One of the last straws for Alex was this anomaly: When is it true that

   (x != y) and ([x] == [y])
?

When x and y are NaNs! There's no easy way to fix this anomaly, because of the bits of comparison logic scattered through the interpreter.
>>> [x] == [y]
True
>>> x == y
False
>>> x
-1.#IND
>>> y
-1.#IND
Martin is working on unifying ints and longs. He is taking a perhaps unobvious approach: Remove all the int code and see if the long code can be optimized to make small longs fast enough. An unexpected issue in this work was that bool inherits from int! Martin also changed
bool so that it is no longer a number.

More video conference comments

The sprint has been quieter than I expected. We have had a few conversations between locations, but the quality isn't quite good enough. The biggest problem is the microphones. The rooms we are using are big and it's hard to hear someone who isn't intentionally talking into the microphone. The Mountain View room is a large classroom, where you must hold or wear the microphone to be heard in New York. We may do better if we get a conference room that is intended for meetings rather than classes. Despite the problems, it has been really handy to be able to talk on occasion.

Monday, August 21, 2006

Py3k Sprint Project

Guido suggested a Python 3000 project for me, albeit one that will be done mostly in Python 2.5. I'm going to work on tools for analyzing and refactoring Python 2.x code so that it runs in Python 3.x. To pick one example: Uses of mydict.has_key(akey) needs to be changes to "akey in mydict" (or mydict.__contains__(akey) in some odd cases).

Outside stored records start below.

template <bool ED>
__global__ __launch_bounds__(256) void prefix_kernel(PolarDecodeParams p, int staged, double *ech_out) {
    __shared__ double tabs[324];
    extern __shared__ double pstage[];

    for (int i = threadIdx.x; i < 322; i += 256) tabs[i] = p.tabs[i];
    __syncthreads();
    const Tabs tb = {tabs, tabs + 64, tabs + 64 + 129};
    u64 guard = 0;
    auto FN = [&](double a, double b) -> double {
        if constexpr (ED) return f_node_e(a, b, guard); else return f_node(a, b, tb);
    };
    auto GN0 = [&](double a, double b) -> double {
        if constexpr (ED) return g_node_e(a, b, 0u, tb); else return g_node(a, b, 0u);
    };
    constexpr bool CH_N16 = true;
    const int lane = threadIdx.x & 63, lig = lane & 31, gbase = lane & 32;
    const int n = p.n, N = p.N, Q = p.prefix_q, Pe = p.prefix_len;
    const int R = Q >> 5;
    const long per_block = 8;
    const long Bv = p.n_dev ? ((long)*p.n_dev < p.B ? (long)*p.n_dev : p.B) : p.B;
    for (long c0 = (long)blockIdx.x * per_block; c0 < Bv; c0 += (long)gridDim.x * per_block) {
        const long cw = c0 + (threadIdx.x >> 5);
        const bool valid = cw < Bv;
        const double *in0 = ch_row<CH_N16>(p, (size_t)(valid ? cw : 0), N);
        double *pre = const_cast<double *>(p.pre) + (size_t)(valid ? cw : 0) * (size_t)(N - Q + 1);
        double x[8] = {0, 0, 0, 0, 0, 0, 0, 0};
        bool bad_in = false;
        for (int S = N / 2; S >= Q; S >>= 1) {
            if (valid && staged && 2 * S == N) {
                double *stg = pstage + (size_t)(threadIdx.x >> 5) * (size_t)S;
                double *outp = pre + 1;
                if (ED && ech_out) {
                    double *erow = ech_out + (size_t)cw * (size_t)N;
                    bool any = false, sized = false;
                    int m = lig;
                    for (; m + 96 < S; m += 128) {
                        double x0[4], x1[4];
#pragma unroll
                        for (int k = 0; k < 4; ++k) { x0[k] = CH(in0, 2 * (m + 32 * k)); x1[k] = CH(in0, 2 * (m + 32 * k) + 1); }
#pragma unroll
                        for (int k = 0; k < 4; ++k) {
                            const int mk = m + 32 * k;
                            bool f0, f1;
                            const double a = ed_from_channel(x0[k], tb, f0), b = ed_from_channel(x1[k], tb, f1);
                            any |= f0 | f1;
                            sized |= (fabs(x0[k]) >= 0.1) | (fabs(x1[k]) >= 0.1);
                            erow[2 * mk] = a; erow[2 * mk + 1] = b;
                            stg[__brev((unsigned)mk) >> (33 - n)] = FN(a, b);
                        }
                    }
                    for (; m < S; m += 32) {
                        const double x0 = CH(in0, 2 * m), x1 = CH(in0, 2 * m + 1);
                        bool f0, f1;
                        const double a = ed_from_channel(x0, tb, f0), b = ed_from_channel(x1, tb, f1);
                        any |= f0 | f1;
                        sized |= (fabs(x0) >= 0.1) | (fabs(x1) >= 0.1);
                        erow[2 * m] = a; erow[2 * m + 1] = b;
                        stg[__brev((unsigned)m) >> (33 - n)] = FN(a, b);
                    }
                    const u64 m_any = __builtin_amdgcn_ballot_w64(any), m_sz = __builtin_amdgcn_ballot_w64(sized);
                    const u64 half = gbase ? 0xFFFFFFFF00000000ull : 0x00000000FFFFFFFFull;
                    bad_in = ((m_any & half) != 0) || ((m_sz & half) == 0);
                } else {
                    for (int m = lig; m < S; m += 32) {
                        const double r = FN(CH(in0, 2 * m), CH(in0, 2 * m + 1));
                        stg[__brev((unsigned)m) >> (33 - n)] = r;
                    }
                }
                wave_mem_fence();
                for (int j = lig; j < S; j += 32) {
                    const double r = stg[j];
                    outp[j] = r;
                    if (S == Q) {
#pragma unroll
                        for (int rr = 0; rr < 8; ++rr) if (rr == (j >> 5)) x[rr] = r;
                    }
                }
                wave_mem_fence();
            } else if (valid && staged) {
                double *stg = pstage + (size_t)(threadIdx.x >> 5) * (size_t)(N / 2);
                double *outp = pre + 1 + (size_t)(N - 2 * S);
                for (int j = lig; j < S; j += 32) {
                    const double r = FN(stg[j], stg[j + S]);
                    stg[j] = r;
                    outp[j] = r;
                    if (S == Q) {
#pragma unroll
                        for (int rr = 0; rr < 8; ++rr) if (rr == (j >> 5)) x[rr] = r;
                    }
                }
                wave_mem_fence();
            } else if (valid) {
                const bool from_ch = (2 * S == N);
                const double *inp = pre + 1 + (size_t)(N - 4 * S);
                double *outp = pre + 1 + (size_t)(N - 2 * S);
                int j = lig;
                for (; j + 96 < S; j += 128) {
                    double a[4], b[4];
#pragma unroll
                    for (int k = 0; k < 4; ++k) {
                        if (from_ch) {
                            const unsigned idx = __brev((unsigned)(j + 32 * k)) >> (32 - n);
                            a[k] = CH(in0, idx); b[k] = CH(in0, idx + 1);
                        } else {
                            a[k] = inp[j + 32 * k]; b[k] = inp[j + 32 * k + S];
                        }
                    }
#pragma unroll
                    for (int k = 0; k < 4; ++k) {
                        const double r = FN(a[k], b[k]);
                        outp[j + 32 * k] = r;
                        if (S == Q) {
#pragma unroll
                            for (int rr = 0; rr < 8; ++rr) if (rr == ((j + 32 * k) >> 5)) x[rr] = r;
                        }
                    }
                }
                for (; j < S; j += 32) {
                    double a, b;
                    if (from_ch) {
                        unsigned idx = __brev((unsigned)j) >> (32 - n);
                        a = CH(in0, idx); b = CH(in0, idx + 1);
                    } else {
                        a = inp[j]; b = inp[j + S];
                    }
                    const double r = FN(a, b);
                    outp[j] = r;
                    if (S == Q) {
#pragma unroll
                        for (int rr = 0; rr < 8; ++rr) if (rr == (j >> 5)) x[rr] = r;
                    }
                }
            }
            wave_mem_fence();
        }
        for (int h = Q / 2; h >= 1; h >>= 1) {
            if (h >= 32) {
                const int hr = h >> 5;
#pragma unroll
                for (int r = 0; r < 8; ++r) {
                    if (r < R && (r & hr) == 0) {
#pragma unroll
                        for (int r2 = 0; r2 < 8; ++r2) {
                            if (r2 == r + hr) {
                                const double lo = x[r], hi = x[r2];
                                x[r] = FN(lo, hi);
                                x[r2] = GN0(lo, hi);
                            }
                        }
                    }
                }
            } else {
#pragma unroll
                for (int r = 0; r < 8; ++r) {
                    if (r < R) {
                        const double mine = x[r];
                        const double other = shfl_d(mine, lane ^ h);
                        x[r] = (lig & h) ? GN0(other, mine) : FN(mine, other);
                    }
                }
            }
        }
        double acc = 0.0;
#pragma unroll
        for (int r = 0; r < 8; ++r) {
            if (r < R && r * 32 < Pe) {
                bool ng; double al, sneg, spos;
                leaf_terms<ED>(x[r], true, __builtin_amdgcn_ballot_w64(true), tb, ng, al, sneg, spos);
                const double spv = ng ? spos : sneg;
                const int cnt = (Pe - r * 32 < 32) ? (Pe - r * 32) : 32;
#pragma unroll
                for (int c = 0; c < 32; ++c) {
                    const double t = shfl_d(spv, gbase + c);
                    acc = (c < cnt) ? acc + t : acc;
                }
            }
        }
        if (valid && lig == 0) pre[0] = acc;
        if constexpr (ED) {
            const bool fl = ((guard >> gbase) & 0xFFFFFFFFull) != 0;
            if (ech_out) { if (valid && lig == 0) p.flags[cw] = (fl || bad_in) ? 1 : 0; }
            else if (valid && lig == 0 && fl) p.flags[cw] = 1;
            guard = 0;
        }
        wave_mem_fence();
    }
}

#ifndef POLAR_ED_TU
#define POLAR_ED_TU 0
#endif
#if POLAR_ED_TU < 2
#if POLAR_ED_TU
hipError_t polar_launch_prefix_ed1(const PolarDecodeParams &p, double *ech_out, hipStream_t st) {
#else
hipError_t polar_launch_prefix_ed0(const PolarDecodeParams &p, double *ech_out, hipStream_t st) {
#endif
    long blocks = (p.B + 7) / 8;
    if (blocks > 8192) blocks = 8192;
    const size_t stage = (size_t)8 * (size_t)(p.N / 2) * sizeof(double);
    const int staged = polar_prefix_is_staged(p.N);
    if (ech_out && !staged) return hipErrorInvalidValue;
    hipLaunchKernelGGL(prefix_kernel<POLAR_ED_TU != 0>, dim3((unsigned)blocks), dim3(256), staged ? stage : 0, st, p, staged, ech_out);
    return hipGetLastError();
}
#endif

I'm not sure that there is a lot of existing code to work from. I believe Bicycle Repair Man may handle some of these issues, but the SourceForge site is unreachable right now. My plan is to start with a simple tool to parse a Python source file, build an AST annotated with token information, and rewrite the same code (preserving whitespaces, comments, &c). This minimal functionality will be useful for general source-to-source transformations. It will probably take a day or two to get it working.

Video conference hiccups

It's after lunch here in New York, and we're getting the kinks worked out of the videoconference system. We've a Tandberg Meastro on our end--a high-end system with two screens, one for the far-end camera and one for slides. It's just tricky to get all the screens configured and the microphones working on both ends. Once we got everything working, it's a pretty good deal. We can see and hear everyone in Mountain View clearly.

Guido is going through the Python 3000 sprint wiki to discuss potential tasks. Neal, Thomas, and I got started on some 2.x projects this morning, but I'll probably switch to Py3k this afternoon.

Google Python sprint underway

Neal Norwitz, Thomas Wouters, and I are sitting on the 16th floor at 1440 Broadway New York for the Google Python Sprint. It's a beautiful day and there is lots of light coming in from 42nd St. I'm going to start with some simple restructuring of compile.c, breaking it out into its natural components. Most of the sprinters are in Mountain View. We'll be joining them by video conference in another hour or so.